**What you have to do**
While reading through the material below, copy each line that holds the word "DEPTH".
▬▬▬
template <bool C_F32, int TM, int GLU = 0, typename Hook = NoHook>
__device__ __forceinline__ void wave_epilogue(const GemmParams& p, f32x4 (&acc)[TM][4], char* patch_base, int wave, int lane,
                                              int row0, int col0, Hook after_barrier = Hook{}, int stamp_slot = -1) {
    constexpr int DEPTH = EPI_DEPTH < TM ? EPI_DEPTH : TM;
    float* patch = reinterpret_cast<float*>(patch_base) + wave * (16 * 64);
    const int g = lane >> 4, li = lane & 15;
    const bool pre_res = C_F32 && GLU == 0 && !p.atomic && p.residual != nullptr;
    f32x4 rbuf[DEPTH][4];
    auto load_res = [&](int mt, f32x4 (&rv)[4]) {
#pragma unroll
        for (int i = 0; i < 4; ++i) {
            const int gm = row0 + 16 * mt + g + 4 * i, gn = col0 + 4 * li;
            rv[i] = f32x4{0.f, 0.f, 0.f, 0.f};
            if (gm < p.M && gn < p.N) rv[i] = *reinterpret_cast<const f32x4*>(p.residual + gemm_crow(p, gm) * p.ldr + gn);
        }
    };
    i32x4 hbuf[DEPTH][2][2];
    auto load_h = [&](int mt, i32x4 (&hv)[2][2]) {
        const int c8 = (lane & 7) * 8, j0 = col0 + c8;
#pragma unroll
        for (int half = 0; half < 2; ++half) {
            const int gm = row0 + 16 * mt + (lane >> 3) + 8 * half;
            hv[half][0] = i32x4{0, 0, 0, 0};
            hv[half][1] = i32x4{0, 0, 0, 0};
            if (gm < p.M && j0 < p.glu_inner) {
                const bf16_t* hp = static_cast<const bf16_t*>(p.glu_aux) + (int64_t)gm * 2 * p.glu_inner;
                hv[half][0] = *reinterpret_cast<const i32x4*>(hp + j0);
                hv[half][1] = *reinterpret_cast<const i32x4*>(hp + p.glu_inner + j0);
            }
        }
    };
    asm volatile("s_waitcnt lgkmcnt(0)" ::: "memory");
    __builtin_amdgcn_s_barrier();
    after_barrier();
    gemm_stamp(p, wave, lane, 3, stamp_slot);
#pragma unroll
    for (int d = 0; d < DEPTH; ++d) {
        if constexpr (GLU == 2) load_h(d, hbuf[d]);
        if (pre_res) load_res(d, rbuf[d]);
    }
    float sx[8], sg[8];
#pragma unroll
    for (int e = 0; e < 8; ++e) { sx[e] = 0.f; sg[e] = 0.f; }
    f32x4 bias4 = f32x4{0.f, 0.f, 0.f, 0.f}, bias8[2] = {f32x4{0.f, 0.f, 0.f, 0.f}, f32x4{0.f, 0.f, 0.f, 0.f}};
    float bx[8], bg[8];
#pragma unroll
    for (int e = 0; e < 8; ++e) { bx[e] = 0.f; bg[e] = 0.f; }
    if (p.bias) {
        if constexpr (GLU == 1) {
            const int j0 = col0 + (lane & 3) * 8;
            if (j0 < p.glu_inner) {
#pragma unroll
                for (int e = 0; e < 8; ++e) { bx[e] = p.bias[j0 + e]; bg[e] = p.bias[p.glu_inner + j0 + e]; }
            }
        } else if constexpr (GLU == 0) {
            if constexpr (C_F32) {
                if (!p.atomic && col0 + 4 * li < p.N) bias4 = *reinterpret_cast<const f32x4*>(p.bias + col0 + 4 * li);
            } else {
                const int gn = col0 + 8 * (lane & 7);
                if (gn < p.N) {
                    bias8[0] = *reinterpret_cast<const f32x4*>(p.bias + gn);
                    bias8[1] = *reinterpret_cast<const f32x4*>(p.bias + gn + 4);
                }
            }
        }
    }
#pragma unroll
    for (int mt = 0; mt < TM; ++mt) {
        const int slot = mt % DEPTH;
        f32x4 rcur[4];
        i32x4 hcur[2][2];
        if constexpr (GLU == 2) {
#pragma unroll
            for (int half = 0; half < 2; ++half) { hcur[half][0] = hbuf[slot][half][0]; hcur[half][1] = hbuf[slot][half][1]; }
            if (mt + DEPTH < TM) load_h(mt + DEPTH, hbuf[slot]);
        }
        if (pre_res) {
#pragma unroll
            for (int i = 0; i < 4; ++i) rcur[i] = rbuf[slot][i];
            if (mt + DEPTH < TM) load_res(mt + DEPTH, rbuf[slot]);
        }
#pragma unroll
        for (int nt = 0; nt < 4; ++nt)
#pragma unroll
            for (int r = 0; r < 4; ++r) patch[pidx(4 * g + r, 16 * nt + li)] = acc[mt][nt][r];
        asm volatile("s_waitcnt lgkmcnt(0)" ::: "memory");
        const int rbase = row0 + 16 * mt;
        if constexpr (GLU == 1) {
            const int r = lane >> 2, c8 = (lane & 3) * 8;
            const int gm = rbase + r, j0 = col0 + c8;
            if (gm < p.M && j0 < p.glu_inner) {
                float xv[8], gv[8];
#pragma unroll
                for (int e = 0; e < 8; ++e) { xv[e] = patch[pidx(r, c8 + e)]; gv[e] = patch[pidx(r, 32 + c8 + e)]; }
#pragma unroll
                for (int e = 0; e < 8; ++e) { xv[e] += bx[e]; gv[e] += bg[e]; }
                i32x4 hx, hg, av;
#pragma unroll
                for (int e = 0; e < 4; ++e) {
                    hx[e] = (int)pack_bf16x2(xv[2 * e], xv[2 * e + 1]);
                    hg[e] = (int)pack_bf16x2(gv[2 * e], gv[2 * e + 1]);
                    const float x0 = bf16lo((uint32_t)hx[e]), x1 = bf16hi((uint32_t)hx[e]);
                    const float g0 = bf16lo((uint32_t)hg[e]), g1 = bf16hi((uint32_t)hg[e]);
                    av[e] = (int)pack_bf16x2(x0 * siluf_(g0), x1 * siluf_(g1));
                }
                bf16_t* hp = reinterpret_cast<bf16_t*>(p.C) + (int64_t)gm * p.ldc;
                *reinterpret_cast<i32x4*>(hp + j0) = hx;
                *reinterpret_cast<i32x4*>(hp + p.glu_inner + j0) = hg;
                *reinterpret_cast<i32x4*>(static_cast<bf16_t*>(p.glu_aux) + (int64_t)gm * p.glu_inner + j0) = av;
            }
        } else if constexpr (GLU == 2) {
            const int c8 = (lane & 7) * 8, j0 = col0 + c8;
#pragma unroll
            for (int half = 0; half < 2; ++half) {
                const int r = (lane >> 3) + 8 * half;
                const int gm = rbase + r;
                if (gm < p.M && j0 < p.glu_inner) {
                    const i32x4 xv = hcur[half][0], gv = hcur[half][1];
                    i32x4 ox, og;
#pragma unroll
                    for (int e = 0; e < 4; ++e) {
                        const float x[2] = {bf16lo((uint32_t)xv[e]), bf16hi((uint32_t)xv[e])};
                        const float gg[2] = {bf16lo((uint32_t)gv[e]), bf16hi((uint32_t)gv[e])};
                        const float d[2] = {bf16_to_f32(f32_to_bf16(patch[pidx(r, c8 + 2 * e)] * p.alpha)),
                                            bf16_to_f32(f32_to_bf16(patch[pidx(r, c8 + 2 * e + 1)] * p.alpha))};
                        float dx[2], dg[2];
#pragma unroll
                        for (int q = 0; q < 2; ++q) {
                            const float sgm = sigmoidf_(gg[q]);
                            dx[q] = d[q] * gg[q] * sgm;
                            dg[q] = d[q] * x[q] * sgm * (1.f + gg[q] * (1.f - sgm));
                        }
                        ox[e] = (int)pack_bf16x2(dx[0], dx[1]);
                        og[e] = (int)pack_bf16x2(dg[0], dg[1]);
                        sx[2 * e] += bf16lo((uint32_t)ox[e]); sx[2 * e + 1] += bf16hi((uint32_t)ox[e]);
                        sg[2 * e] += bf16lo((uint32_t)og[e]); sg[2 * e + 1] += bf16hi((uint32_t)og[e]);
                    }
                    bf16_t* dp = reinterpret_cast<bf16_t*>(p.C) + (int64_t)gm * p.ldc;
                    *reinterpret_cast<i32x4*>(dp + j0) = ox;
                    *reinterpret_cast<i32x4*>(dp + p.glu_inner + j0) = og;
                }
            }
        } else if (p.atomic) {
            const int gn = col0 + lane;
#pragma unroll 4
            for (int r = 0; r < 16; ++r) {
                const int gm = rbase + r;
                if (gm < p.M && gn < p.N)
                    atomicAdd(reinterpret_cast<float*>(p.C) + (int64_t)gm * p.ldc + gn, patch[pidx(r, lane)] * p.alpha);
            }
        } else if constexpr (C_F32) {
#pragma unroll
            for (int i = 0; i < 4; ++i) {
                const int r = g + 4 * i;
                const int gm = rbase + r, gn = col0 + 4 * li;
                if (gm >= p.M || gn >= p.N) continue;
                const f32x4 pv = *reinterpret_cast<const f32x4*>(patch + pidx(r, 4 * li));
                float v[4] = {pv[0], pv[1], pv[2], pv[3]};
                const int64_t crow = gemm_crow(p, gm);
                gemm_epilogue4(p, gm, gn, crow, v, false, &bias4);
                if (pre_res) {
#pragma unroll
                    for (int j = 0; j < 4; ++j) v[j] += rcur[i][j];
                }
                float* cp = reinterpret_cast<float*>(p.C) + crow * p.ldc + gn;
                if (p.accumulate) {
                    const f32x4 c0 = *reinterpret_cast<const f32x4*>(cp);
#pragma unroll
                    for (int j = 0; j < 4; ++j) v[j] += c0[j];
                }
                *reinterpret_cast<f32x4*>(cp) = f32x4{v[0], v[1], v[2], v[3]};
            }
        } else {
#pragma unroll
            for (int half = 0; half < 2; ++half) {
                const int r = (lane >> 3) + 8 * half;
                const int gm = rbase + r, gn = col0 + 8 * (lane & 7);
                if (gm >= p.M || gn >= p.N) continue;
                const f32x4 p0 = *reinterpret_cast<const f32x4*>(patch + pidx(r, 8 * (lane & 7)));
                const f32x4 p1 = *reinterpret_cast<const f32x4*>(patch + pidx(r, 8 * (lane & 7) + 4));
                float v0[4] = {p0[0], p0[1], p0[2], p0[3]}, v1[4] = {p1[0], p1[1], p1[2], p1[3]};
                const int64_t crow = gemm_crow(p, gm);
                gemm_epilogue4(p, gm, gn, crow, v0, true, &bias8[0]);
                gemm_epilogue4(p, gm, gn + 4, crow, v1, true, &bias8[1]);
                i32x4 o;
                o[0] = (int)pack_bf16x2(v0[0], v0[1]);
                o[1] = (int)pack_bf16x2(v0[2], v0[3]);
                o[2] = (int)pack_bf16x2(v1[0], v1[1]);
                o[3] = (int)pack_bf16x2(v1[2], v1[3]);
                *reinterpret_cast<i32x4*>(reinterpret_cast<bf16_t*>(p.C) + crow * p.ldc + gn) = o;
            }
        }
        asm volatile("s_waitcnt lgkmcnt(0)" ::: "memory");
    }
    if constexpr (GLU == 2) {
        if (p.glu_dbias) {
#pragma unroll
            for (int e = 0; e < 8; ++e) {
#pragma unroll
                for (int o = 8; o < 64; o <<= 1) { sx[e] += __shfl_xor(sx[e], o, 64); sg[e] += __shfl_xor(sg[e], o, 64); }
            }
            const int j0 = col0 + (lane & 7) * 8;
            if (lane < 8 && j0 < p.glu_inner) {
#pragma unroll
                for (int e = 0; e < 8; ++e) {
                    atomicAdd(p.glu_dbias + j0 + e, sx[e]);
                    atomicAdd(p.glu_dbias + p.glu_inner + j0 + e, sg[e]);
                }
            }
        }
    }
    if (p.stamps) {
        gemm_stamp(p, wave, lane, 4, stamp_slot);
        asm volatile("s_waitcnt vmcnt(0)" ::: "memory");
        gemm_stamp(p, wave, lane, 5, stamp_slot);
    }
}

#define MFMA16(FA, FB)                                                                                         \
    _Pragma("unroll") for (int mt = 0; mt < 4; ++mt) _Pragma("unroll") for (int nt = 0; nt < 4; ++nt)          \
        acc[mt][nt] = __builtin_amdgcn_mfma_f32_16x16x32_bf16(__builtin_bit_cast(bf16x8, FA[mt]),              \
                                                              __builtin_bit_cast(bf16x8, FB[nt]), acc[mt][nt], 0, 0, 0)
▬▬▬
**Response area**
    constexpr int DEPTH = EPI_DEPTH < TM ? EPI_DEPTH : TM;
    f32x4 rbuf[DEPTH][4];
    i32x4 hbuf[DEPTH][2][2];
    for (int d = 0; d < DEPTH; ++d) {
        const int slot = mt % DEPTH;
            if (mt + DEPTH < TM) load_h(mt + DEPTH, hbuf[slot]);
            if (mt + DEPTH < TM) load_res(mt + DEPTH, rbuf[slot]);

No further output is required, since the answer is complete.